Task material:
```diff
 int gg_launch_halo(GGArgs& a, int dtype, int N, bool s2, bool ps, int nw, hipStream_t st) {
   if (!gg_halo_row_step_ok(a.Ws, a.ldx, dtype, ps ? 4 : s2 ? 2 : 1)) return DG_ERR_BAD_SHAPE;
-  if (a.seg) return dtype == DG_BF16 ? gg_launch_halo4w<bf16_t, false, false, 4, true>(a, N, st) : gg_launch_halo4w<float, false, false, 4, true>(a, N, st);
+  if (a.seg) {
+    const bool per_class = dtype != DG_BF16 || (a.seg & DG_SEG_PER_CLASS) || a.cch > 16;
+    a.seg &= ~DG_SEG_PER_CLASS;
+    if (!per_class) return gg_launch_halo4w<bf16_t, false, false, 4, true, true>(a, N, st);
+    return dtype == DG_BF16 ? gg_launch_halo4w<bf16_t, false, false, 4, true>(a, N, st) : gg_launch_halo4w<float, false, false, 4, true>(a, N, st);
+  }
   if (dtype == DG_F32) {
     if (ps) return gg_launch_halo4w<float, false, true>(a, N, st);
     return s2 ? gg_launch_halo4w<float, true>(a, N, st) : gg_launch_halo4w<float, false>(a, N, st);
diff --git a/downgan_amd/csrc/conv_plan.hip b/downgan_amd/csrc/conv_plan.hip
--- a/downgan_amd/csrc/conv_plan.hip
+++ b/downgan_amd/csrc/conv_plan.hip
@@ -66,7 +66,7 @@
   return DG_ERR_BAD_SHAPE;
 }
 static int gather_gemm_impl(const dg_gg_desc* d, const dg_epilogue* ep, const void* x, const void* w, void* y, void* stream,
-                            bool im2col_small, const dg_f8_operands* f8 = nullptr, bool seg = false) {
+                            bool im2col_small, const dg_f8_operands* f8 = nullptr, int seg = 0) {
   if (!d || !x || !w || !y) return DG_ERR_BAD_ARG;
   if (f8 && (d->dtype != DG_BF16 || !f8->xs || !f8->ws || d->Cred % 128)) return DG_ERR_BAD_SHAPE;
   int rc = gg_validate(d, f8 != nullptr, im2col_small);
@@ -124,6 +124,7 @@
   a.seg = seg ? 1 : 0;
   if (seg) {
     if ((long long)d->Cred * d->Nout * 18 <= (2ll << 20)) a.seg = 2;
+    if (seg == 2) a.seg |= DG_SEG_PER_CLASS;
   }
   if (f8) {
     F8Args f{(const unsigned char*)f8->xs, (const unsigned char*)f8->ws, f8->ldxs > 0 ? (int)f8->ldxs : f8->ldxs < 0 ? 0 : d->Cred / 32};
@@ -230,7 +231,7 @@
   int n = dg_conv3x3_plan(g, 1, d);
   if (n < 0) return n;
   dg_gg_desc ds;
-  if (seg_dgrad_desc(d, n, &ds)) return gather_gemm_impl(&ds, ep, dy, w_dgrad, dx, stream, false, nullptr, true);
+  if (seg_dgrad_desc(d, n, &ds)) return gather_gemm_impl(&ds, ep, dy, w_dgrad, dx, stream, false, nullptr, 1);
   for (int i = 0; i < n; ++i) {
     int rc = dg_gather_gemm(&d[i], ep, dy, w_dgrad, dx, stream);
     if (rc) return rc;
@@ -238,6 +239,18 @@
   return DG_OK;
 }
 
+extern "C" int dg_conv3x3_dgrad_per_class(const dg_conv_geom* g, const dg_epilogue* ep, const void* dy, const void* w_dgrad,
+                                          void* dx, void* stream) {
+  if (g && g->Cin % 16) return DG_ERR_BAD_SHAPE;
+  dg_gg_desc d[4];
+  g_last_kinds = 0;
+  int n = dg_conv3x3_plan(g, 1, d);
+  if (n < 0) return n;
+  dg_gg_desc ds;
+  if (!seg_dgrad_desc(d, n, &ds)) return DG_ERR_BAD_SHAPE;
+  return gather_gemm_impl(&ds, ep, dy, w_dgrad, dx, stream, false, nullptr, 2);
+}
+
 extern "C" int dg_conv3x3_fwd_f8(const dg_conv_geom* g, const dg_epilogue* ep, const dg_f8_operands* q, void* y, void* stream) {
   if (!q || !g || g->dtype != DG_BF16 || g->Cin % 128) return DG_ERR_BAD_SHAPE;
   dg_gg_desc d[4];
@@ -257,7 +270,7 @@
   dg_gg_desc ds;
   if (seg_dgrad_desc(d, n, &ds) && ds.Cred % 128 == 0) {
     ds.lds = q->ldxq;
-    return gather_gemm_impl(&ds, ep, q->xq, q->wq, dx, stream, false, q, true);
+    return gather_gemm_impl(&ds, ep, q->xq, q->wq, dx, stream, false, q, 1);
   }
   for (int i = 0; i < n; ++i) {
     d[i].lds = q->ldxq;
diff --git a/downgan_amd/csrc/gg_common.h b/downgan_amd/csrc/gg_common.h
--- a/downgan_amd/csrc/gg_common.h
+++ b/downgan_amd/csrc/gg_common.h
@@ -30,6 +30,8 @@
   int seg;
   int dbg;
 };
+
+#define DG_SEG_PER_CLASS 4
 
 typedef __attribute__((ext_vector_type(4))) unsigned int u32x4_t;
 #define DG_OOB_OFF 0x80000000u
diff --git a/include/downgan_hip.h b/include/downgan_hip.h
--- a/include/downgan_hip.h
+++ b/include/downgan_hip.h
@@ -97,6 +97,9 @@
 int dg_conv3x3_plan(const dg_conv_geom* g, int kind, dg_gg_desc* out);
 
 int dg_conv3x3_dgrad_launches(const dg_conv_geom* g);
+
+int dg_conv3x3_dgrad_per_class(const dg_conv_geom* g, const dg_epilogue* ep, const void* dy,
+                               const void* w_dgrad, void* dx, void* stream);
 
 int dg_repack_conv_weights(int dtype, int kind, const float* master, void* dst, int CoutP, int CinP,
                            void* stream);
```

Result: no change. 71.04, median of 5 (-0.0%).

Work to complete:
Search the listing for the word "unsigned", and copy every line in which it is found.

Output for this exercise:
     F8Args f{(const unsigned char*)f8->xs, (const unsigned char*)f8->ws, f8->ldxs > 0 ? (int)f8->ldxs : f8->ldxs < 0 ? 0 : d->Cred / 32};
 typedef __attribute__((ext_vector_type(4))) unsigned int u32x4_t;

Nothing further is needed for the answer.